_Exercise materials_
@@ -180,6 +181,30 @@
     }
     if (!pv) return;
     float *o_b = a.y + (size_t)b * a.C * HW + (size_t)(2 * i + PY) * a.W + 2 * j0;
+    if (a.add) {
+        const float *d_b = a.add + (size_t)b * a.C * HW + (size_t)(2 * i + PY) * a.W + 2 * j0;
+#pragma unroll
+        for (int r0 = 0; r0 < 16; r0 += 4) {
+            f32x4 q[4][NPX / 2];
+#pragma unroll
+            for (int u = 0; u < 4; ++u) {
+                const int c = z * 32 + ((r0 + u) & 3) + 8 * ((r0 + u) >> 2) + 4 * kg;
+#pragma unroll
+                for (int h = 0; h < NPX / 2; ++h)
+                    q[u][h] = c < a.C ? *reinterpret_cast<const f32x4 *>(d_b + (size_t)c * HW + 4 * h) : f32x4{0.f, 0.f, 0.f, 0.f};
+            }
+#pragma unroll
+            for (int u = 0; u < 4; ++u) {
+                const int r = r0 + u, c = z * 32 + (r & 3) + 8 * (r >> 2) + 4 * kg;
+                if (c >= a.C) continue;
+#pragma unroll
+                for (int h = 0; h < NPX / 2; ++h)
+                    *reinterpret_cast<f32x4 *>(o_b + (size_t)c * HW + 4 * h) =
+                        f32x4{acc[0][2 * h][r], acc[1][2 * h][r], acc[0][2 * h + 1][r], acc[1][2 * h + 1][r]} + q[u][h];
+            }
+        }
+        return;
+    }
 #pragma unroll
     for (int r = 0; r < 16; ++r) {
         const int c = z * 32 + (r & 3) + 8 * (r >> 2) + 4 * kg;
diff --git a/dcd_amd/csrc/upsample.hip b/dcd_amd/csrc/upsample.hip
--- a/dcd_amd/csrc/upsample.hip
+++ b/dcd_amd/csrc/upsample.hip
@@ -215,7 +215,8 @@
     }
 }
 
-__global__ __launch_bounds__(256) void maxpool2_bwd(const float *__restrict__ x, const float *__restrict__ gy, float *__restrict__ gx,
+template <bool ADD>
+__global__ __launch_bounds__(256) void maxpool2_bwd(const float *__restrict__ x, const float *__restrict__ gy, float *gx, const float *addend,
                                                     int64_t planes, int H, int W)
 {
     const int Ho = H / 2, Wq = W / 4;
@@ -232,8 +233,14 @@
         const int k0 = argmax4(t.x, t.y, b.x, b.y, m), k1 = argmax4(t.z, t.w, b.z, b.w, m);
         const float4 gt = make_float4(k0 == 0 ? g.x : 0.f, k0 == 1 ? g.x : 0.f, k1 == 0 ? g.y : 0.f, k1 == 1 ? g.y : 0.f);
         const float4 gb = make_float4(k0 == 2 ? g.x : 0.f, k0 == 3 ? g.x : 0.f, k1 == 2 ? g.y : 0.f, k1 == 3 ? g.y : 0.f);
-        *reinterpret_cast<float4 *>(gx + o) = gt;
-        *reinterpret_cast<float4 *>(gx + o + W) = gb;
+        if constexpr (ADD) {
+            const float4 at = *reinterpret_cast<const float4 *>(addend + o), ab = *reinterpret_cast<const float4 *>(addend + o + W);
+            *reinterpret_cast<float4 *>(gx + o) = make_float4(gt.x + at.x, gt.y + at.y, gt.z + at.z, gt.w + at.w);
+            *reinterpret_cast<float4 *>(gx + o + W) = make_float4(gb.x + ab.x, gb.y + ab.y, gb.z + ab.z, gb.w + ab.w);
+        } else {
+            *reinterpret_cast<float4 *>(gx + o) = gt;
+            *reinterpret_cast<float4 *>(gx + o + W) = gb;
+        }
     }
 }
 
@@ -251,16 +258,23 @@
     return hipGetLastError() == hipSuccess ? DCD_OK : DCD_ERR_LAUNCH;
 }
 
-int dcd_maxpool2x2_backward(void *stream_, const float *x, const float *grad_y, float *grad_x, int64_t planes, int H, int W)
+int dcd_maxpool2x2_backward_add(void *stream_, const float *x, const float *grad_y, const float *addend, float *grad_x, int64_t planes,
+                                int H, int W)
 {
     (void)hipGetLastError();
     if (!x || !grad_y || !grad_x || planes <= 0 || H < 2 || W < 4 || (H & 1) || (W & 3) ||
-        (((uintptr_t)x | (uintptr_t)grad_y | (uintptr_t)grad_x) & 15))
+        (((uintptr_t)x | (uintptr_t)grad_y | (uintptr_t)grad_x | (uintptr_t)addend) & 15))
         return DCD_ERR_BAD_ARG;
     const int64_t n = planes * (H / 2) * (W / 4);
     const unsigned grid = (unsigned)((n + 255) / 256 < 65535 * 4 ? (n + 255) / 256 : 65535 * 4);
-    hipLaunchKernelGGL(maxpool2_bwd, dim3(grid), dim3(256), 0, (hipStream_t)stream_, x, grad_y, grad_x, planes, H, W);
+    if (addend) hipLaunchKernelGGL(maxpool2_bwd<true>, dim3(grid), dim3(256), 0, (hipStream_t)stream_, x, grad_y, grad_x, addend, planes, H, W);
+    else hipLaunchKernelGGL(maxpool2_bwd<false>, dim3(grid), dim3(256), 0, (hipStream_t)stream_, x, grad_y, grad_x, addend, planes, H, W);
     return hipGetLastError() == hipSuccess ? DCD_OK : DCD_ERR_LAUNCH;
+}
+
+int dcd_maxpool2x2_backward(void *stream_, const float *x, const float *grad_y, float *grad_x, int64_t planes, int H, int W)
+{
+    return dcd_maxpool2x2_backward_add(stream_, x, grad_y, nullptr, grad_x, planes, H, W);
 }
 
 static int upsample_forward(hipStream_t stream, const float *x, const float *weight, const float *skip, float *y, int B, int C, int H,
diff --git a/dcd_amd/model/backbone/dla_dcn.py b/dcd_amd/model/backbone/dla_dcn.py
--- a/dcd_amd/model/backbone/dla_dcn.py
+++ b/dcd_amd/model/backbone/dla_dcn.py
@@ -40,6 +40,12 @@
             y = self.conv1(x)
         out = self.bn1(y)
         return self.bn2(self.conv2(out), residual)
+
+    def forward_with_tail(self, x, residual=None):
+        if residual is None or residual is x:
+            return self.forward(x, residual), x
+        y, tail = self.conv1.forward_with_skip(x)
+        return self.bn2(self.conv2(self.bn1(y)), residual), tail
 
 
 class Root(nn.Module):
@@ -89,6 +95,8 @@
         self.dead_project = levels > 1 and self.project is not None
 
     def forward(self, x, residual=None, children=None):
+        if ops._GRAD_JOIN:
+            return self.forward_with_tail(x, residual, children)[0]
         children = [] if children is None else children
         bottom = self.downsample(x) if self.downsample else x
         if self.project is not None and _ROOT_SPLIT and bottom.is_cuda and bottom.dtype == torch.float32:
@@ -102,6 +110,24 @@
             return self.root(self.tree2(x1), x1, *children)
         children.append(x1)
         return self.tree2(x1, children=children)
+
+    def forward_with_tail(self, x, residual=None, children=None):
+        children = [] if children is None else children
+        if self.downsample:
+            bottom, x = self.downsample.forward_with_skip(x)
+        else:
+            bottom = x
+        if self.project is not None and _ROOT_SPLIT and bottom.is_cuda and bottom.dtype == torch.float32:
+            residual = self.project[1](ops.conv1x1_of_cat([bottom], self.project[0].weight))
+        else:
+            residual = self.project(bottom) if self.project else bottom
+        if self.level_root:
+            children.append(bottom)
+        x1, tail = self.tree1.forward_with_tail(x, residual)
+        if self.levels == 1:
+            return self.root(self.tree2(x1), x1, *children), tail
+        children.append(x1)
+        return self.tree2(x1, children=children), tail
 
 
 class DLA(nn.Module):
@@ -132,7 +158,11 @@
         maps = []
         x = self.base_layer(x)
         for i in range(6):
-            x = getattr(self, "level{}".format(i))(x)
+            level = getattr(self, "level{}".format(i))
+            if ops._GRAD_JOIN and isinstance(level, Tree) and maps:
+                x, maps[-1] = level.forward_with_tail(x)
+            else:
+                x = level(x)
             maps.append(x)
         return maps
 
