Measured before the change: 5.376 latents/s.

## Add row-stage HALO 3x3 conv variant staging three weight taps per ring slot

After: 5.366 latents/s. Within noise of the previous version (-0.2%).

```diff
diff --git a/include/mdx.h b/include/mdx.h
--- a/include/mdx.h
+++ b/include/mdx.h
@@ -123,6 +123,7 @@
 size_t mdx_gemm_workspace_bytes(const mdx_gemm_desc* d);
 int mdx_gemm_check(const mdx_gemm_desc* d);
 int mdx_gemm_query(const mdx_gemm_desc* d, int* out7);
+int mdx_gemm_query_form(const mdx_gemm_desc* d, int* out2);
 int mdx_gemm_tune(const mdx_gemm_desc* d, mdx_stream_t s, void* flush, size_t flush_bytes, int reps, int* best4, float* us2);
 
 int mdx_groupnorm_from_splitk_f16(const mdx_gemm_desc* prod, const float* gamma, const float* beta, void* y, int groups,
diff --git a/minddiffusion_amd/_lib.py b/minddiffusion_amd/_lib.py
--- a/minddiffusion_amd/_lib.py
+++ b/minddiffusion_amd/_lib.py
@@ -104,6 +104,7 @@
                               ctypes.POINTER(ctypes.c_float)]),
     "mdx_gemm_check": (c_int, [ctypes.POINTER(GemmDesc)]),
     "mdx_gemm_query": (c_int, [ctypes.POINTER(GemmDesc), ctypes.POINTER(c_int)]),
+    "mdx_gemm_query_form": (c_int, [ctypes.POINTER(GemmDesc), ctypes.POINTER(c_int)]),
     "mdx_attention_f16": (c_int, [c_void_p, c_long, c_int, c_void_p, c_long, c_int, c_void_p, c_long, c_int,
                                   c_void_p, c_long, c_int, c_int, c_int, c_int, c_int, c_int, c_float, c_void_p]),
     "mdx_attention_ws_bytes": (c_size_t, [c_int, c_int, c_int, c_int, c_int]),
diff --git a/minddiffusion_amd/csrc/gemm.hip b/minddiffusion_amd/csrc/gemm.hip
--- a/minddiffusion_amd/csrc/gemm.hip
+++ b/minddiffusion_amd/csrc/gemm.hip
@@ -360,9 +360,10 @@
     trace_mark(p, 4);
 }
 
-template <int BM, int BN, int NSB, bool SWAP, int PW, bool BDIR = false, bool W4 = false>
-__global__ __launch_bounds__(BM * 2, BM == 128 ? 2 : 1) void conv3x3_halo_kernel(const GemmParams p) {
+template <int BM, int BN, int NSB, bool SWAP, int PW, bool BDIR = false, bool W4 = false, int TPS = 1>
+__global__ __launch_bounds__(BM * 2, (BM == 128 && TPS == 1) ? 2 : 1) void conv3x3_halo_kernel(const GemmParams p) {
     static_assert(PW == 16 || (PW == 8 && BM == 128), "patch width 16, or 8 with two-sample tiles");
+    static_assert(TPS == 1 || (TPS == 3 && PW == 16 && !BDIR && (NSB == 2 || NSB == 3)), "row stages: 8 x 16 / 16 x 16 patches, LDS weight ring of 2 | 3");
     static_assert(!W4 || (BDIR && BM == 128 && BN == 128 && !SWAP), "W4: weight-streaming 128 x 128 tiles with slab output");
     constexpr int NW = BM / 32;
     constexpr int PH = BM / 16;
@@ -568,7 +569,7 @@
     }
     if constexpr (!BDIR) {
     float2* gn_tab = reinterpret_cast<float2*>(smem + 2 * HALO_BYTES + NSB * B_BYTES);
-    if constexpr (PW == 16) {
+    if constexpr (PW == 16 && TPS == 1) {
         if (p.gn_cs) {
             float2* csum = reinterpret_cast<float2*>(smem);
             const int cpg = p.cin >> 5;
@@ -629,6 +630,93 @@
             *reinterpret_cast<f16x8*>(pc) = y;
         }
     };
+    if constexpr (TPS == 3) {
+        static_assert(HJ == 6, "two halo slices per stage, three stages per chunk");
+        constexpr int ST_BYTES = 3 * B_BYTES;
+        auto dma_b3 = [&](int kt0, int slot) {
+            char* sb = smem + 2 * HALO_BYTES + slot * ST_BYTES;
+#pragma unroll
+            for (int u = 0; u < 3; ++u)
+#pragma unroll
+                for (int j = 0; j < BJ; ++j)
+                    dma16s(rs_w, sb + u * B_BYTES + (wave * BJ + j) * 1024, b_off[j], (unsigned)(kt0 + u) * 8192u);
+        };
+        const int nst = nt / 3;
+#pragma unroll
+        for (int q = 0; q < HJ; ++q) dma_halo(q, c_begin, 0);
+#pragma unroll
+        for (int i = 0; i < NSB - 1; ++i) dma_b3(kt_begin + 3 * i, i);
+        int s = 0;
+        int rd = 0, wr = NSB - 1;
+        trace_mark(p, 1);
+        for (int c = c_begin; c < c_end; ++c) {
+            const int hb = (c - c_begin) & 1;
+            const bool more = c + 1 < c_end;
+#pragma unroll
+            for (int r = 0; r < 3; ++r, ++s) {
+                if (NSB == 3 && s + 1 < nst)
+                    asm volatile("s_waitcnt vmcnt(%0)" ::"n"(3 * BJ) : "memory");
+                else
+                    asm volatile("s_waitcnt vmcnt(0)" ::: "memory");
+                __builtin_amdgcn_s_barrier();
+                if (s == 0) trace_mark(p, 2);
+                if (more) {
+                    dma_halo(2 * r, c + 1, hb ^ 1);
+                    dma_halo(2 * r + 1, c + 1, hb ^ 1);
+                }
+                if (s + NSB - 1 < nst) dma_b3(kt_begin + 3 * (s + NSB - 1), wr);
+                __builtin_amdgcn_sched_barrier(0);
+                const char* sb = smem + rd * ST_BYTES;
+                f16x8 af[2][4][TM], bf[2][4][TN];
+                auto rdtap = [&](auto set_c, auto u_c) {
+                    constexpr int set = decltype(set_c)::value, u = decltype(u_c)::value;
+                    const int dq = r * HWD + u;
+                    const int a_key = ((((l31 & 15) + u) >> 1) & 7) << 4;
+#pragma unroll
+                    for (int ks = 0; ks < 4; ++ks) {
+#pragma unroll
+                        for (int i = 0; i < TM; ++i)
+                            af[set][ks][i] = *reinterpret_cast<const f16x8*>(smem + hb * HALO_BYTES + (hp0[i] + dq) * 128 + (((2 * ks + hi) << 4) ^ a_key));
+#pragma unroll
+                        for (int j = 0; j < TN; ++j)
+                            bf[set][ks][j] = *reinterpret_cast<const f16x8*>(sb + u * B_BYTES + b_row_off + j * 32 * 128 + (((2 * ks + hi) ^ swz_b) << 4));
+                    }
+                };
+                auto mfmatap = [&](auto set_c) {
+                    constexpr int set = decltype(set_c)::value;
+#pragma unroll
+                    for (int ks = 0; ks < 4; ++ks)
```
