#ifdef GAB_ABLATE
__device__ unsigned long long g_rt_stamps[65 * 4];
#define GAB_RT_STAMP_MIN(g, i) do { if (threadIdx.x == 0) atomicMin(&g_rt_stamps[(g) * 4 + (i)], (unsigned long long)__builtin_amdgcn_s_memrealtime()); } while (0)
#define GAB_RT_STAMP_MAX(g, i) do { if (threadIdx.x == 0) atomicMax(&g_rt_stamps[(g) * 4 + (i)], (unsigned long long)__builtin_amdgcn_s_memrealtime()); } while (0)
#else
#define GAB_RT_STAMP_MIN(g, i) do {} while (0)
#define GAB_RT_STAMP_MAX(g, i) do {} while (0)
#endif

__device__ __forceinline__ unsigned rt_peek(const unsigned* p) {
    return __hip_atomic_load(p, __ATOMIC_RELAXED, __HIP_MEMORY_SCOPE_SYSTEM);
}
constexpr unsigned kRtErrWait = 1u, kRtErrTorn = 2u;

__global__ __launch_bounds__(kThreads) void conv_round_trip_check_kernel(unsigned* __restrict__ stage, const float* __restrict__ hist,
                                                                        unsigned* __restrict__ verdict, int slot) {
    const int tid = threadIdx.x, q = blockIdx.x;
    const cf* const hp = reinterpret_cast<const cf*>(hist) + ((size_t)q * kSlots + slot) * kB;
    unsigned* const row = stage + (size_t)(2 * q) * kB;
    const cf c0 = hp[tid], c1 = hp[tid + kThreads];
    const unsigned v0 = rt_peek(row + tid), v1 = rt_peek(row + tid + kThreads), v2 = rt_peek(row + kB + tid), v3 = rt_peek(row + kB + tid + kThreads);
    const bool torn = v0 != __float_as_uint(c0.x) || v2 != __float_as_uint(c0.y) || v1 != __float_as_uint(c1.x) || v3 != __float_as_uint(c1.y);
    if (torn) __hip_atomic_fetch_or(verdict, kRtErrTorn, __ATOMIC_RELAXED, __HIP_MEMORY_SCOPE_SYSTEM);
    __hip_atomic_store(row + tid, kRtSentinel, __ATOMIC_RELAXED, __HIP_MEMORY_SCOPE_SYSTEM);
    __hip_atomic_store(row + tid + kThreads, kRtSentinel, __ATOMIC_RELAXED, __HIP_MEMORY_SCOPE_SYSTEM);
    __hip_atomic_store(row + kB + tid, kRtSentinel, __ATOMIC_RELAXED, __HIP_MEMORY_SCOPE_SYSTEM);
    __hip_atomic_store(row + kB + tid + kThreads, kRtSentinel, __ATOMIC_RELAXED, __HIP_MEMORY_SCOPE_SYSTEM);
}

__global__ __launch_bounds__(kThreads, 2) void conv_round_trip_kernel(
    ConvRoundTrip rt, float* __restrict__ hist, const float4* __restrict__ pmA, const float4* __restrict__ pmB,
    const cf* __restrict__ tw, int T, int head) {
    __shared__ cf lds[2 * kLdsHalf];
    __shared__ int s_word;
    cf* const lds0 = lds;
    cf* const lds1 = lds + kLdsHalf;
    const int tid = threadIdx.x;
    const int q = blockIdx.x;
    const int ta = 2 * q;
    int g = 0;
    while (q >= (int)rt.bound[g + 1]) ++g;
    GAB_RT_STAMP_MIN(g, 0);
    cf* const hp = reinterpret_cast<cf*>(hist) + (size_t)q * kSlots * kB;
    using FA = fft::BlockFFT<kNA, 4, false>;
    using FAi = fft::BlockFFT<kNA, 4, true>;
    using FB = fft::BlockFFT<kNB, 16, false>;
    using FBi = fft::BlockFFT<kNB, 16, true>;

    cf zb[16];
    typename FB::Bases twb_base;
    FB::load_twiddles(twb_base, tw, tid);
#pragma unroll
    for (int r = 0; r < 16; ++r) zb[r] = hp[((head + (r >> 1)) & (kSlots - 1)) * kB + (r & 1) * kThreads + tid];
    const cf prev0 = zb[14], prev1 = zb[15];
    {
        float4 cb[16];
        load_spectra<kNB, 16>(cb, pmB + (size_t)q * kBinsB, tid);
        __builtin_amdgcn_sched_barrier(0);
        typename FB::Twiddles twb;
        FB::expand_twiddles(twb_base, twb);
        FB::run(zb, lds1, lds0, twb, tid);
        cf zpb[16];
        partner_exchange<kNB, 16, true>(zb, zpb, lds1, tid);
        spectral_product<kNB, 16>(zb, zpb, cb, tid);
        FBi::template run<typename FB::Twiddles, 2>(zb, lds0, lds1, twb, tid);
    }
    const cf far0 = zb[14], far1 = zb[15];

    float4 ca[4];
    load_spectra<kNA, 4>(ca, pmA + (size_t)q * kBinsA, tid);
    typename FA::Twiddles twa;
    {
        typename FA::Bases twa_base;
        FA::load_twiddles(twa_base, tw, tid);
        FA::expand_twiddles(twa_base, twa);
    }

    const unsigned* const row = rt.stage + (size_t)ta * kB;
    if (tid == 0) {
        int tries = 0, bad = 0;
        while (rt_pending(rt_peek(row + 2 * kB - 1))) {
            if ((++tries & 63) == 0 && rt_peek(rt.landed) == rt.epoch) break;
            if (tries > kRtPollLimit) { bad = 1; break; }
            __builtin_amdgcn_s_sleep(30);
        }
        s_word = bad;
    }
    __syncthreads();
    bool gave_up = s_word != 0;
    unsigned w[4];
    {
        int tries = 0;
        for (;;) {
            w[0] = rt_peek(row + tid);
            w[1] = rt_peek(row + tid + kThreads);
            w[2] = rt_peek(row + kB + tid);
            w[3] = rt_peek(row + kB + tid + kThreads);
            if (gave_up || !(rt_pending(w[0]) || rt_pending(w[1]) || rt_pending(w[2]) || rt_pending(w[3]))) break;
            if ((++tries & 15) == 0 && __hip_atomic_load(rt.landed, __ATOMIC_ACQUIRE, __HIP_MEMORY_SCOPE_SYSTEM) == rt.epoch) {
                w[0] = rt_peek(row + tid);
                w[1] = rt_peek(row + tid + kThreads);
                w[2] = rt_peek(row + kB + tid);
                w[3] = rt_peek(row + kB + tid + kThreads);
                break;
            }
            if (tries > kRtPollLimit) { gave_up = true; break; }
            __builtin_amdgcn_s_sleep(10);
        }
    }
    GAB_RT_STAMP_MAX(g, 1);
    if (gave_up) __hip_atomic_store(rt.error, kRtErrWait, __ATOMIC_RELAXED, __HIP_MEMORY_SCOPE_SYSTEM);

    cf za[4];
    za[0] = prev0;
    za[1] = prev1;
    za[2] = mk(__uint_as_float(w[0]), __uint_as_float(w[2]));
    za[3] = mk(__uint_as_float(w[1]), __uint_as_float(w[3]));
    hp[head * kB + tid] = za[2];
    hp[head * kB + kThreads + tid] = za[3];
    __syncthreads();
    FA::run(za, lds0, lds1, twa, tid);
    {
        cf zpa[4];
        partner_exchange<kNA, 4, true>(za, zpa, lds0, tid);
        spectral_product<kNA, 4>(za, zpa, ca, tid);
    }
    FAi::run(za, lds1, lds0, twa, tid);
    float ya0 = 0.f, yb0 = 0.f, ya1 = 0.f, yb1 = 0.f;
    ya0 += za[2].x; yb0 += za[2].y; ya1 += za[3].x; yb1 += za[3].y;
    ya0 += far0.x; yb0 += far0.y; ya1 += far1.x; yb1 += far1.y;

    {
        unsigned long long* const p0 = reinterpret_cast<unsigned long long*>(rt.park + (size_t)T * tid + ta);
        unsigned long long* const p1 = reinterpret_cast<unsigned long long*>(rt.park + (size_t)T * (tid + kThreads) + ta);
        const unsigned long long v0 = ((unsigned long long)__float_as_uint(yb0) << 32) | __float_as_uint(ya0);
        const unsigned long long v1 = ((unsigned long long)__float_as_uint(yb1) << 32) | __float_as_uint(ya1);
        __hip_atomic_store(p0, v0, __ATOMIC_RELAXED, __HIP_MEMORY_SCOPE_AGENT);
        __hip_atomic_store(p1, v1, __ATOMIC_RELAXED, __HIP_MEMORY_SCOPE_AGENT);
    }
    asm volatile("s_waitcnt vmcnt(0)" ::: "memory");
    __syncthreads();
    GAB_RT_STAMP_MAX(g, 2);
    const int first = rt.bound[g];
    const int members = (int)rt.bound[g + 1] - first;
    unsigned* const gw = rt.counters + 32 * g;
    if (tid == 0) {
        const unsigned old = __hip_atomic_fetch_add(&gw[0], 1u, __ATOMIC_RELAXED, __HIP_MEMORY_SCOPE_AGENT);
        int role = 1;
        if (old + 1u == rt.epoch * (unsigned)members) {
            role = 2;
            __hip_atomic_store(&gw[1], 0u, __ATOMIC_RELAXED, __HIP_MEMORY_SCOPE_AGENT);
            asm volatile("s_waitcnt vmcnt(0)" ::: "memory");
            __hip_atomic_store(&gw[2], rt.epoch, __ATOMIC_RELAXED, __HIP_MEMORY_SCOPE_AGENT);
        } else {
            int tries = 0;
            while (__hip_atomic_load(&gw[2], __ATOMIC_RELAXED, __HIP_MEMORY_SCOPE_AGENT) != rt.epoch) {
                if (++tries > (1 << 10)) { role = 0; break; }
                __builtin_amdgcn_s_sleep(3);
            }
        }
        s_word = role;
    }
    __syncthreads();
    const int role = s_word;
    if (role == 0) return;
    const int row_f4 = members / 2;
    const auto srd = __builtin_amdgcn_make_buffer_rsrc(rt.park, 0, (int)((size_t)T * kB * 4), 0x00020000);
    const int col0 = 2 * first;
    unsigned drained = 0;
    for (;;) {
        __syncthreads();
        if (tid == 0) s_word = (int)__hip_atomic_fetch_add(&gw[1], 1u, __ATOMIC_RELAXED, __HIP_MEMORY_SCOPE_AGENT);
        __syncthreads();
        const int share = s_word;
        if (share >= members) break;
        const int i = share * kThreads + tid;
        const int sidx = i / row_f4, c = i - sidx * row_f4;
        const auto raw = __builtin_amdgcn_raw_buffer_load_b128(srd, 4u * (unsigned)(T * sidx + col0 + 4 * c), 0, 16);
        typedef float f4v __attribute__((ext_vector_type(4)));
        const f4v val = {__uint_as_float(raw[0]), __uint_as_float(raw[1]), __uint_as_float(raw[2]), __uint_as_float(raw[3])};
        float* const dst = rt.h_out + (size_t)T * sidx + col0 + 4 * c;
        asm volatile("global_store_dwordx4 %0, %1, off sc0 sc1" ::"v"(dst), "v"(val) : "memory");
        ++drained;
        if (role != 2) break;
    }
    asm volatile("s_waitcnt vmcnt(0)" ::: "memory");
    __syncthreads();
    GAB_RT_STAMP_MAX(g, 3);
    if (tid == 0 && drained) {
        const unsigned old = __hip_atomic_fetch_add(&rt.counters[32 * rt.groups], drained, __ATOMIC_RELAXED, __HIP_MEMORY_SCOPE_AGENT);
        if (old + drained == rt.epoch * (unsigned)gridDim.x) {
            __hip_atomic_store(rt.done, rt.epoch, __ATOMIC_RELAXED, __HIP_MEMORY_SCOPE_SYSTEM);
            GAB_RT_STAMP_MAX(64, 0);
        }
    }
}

_Action item_
Using the entries above, quote each line verbatim from the first through the line that contains "const int Ho = H / 2, Wq = W / 4;".

_Reply_
@@ -180,6 +181,30 @@
     }
     if (!pv) return;
     float *o_b = a.y + (size_t)b * a.C * HW + (size_t)(2 * i + PY) * a.W + 2 * j0;
+    if (a.add) {
+        const float *d_b = a.add + (size_t)b * a.C * HW + (size_t)(2 * i + PY) * a.W + 2 * j0;
+#pragma unroll
+        for (int r0 = 0; r0 < 16; r0 += 4) {
+            f32x4 q[4][NPX / 2];
+#pragma unroll
+            for (int u = 0; u < 4; ++u) {
+                const int c = z * 32 + ((r0 + u) & 3) + 8 * ((r0 + u) >> 2) + 4 * kg;
+#pragma unroll
+                for (int h = 0; h < NPX / 2; ++h)
+                    q[u][h] = c < a.C ? *reinterpret_cast<const f32x4 *>(d_b + (size_t)c * HW + 4 * h) : f32x4{0.f, 0.f, 0.f, 0.f};
+            }
+#pragma unroll
+            for (int u = 0; u < 4; ++u) {
+                const int r = r0 + u, c = z * 32 + (r & 3) + 8 * (r >> 2) + 4 * kg;
+                if (c >= a.C) continue;
+#pragma unroll
+                for (int h = 0; h < NPX / 2; ++h)
+                    *reinterpret_cast<f32x4 *>(o_b + (size_t)c * HW + 4 * h) =
+                        f32x4{acc[0][2 * h][r], acc[1][2 * h][r], acc[0][2 * h + 1][r], acc[1][2 * h + 1][r]} + q[u][h];
+            }
+        }
+        return;
+    }
 #pragma unroll
     for (int r = 0; r < 16; ++r) {
         const int c = z * 32 + (r & 3) + 8 * (r >> 2) + 4 * kg;
diff --git a/dcd_amd/csrc/upsample.hip b/dcd_amd/csrc/upsample.hip
--- a/dcd_amd/csrc/upsample.hip
+++ b/dcd_amd/csrc/upsample.hip
@@ -215,7 +215,8 @@
     }
 }
 
-__global__ __launch_bounds__(256) void maxpool2_bwd(const float *__restrict__ x, const float *__restrict__ gy, float *__restrict__ gx,
+template <bool ADD>
+__global__ __launch_bounds__(256) void maxpool2_bwd(const float *__restrict__ x, const float *__restrict__ gy, float *gx, const float *addend,
                                                     int64_t planes, int H, int W)
 {
     const int Ho = H / 2, Wq = W / 4;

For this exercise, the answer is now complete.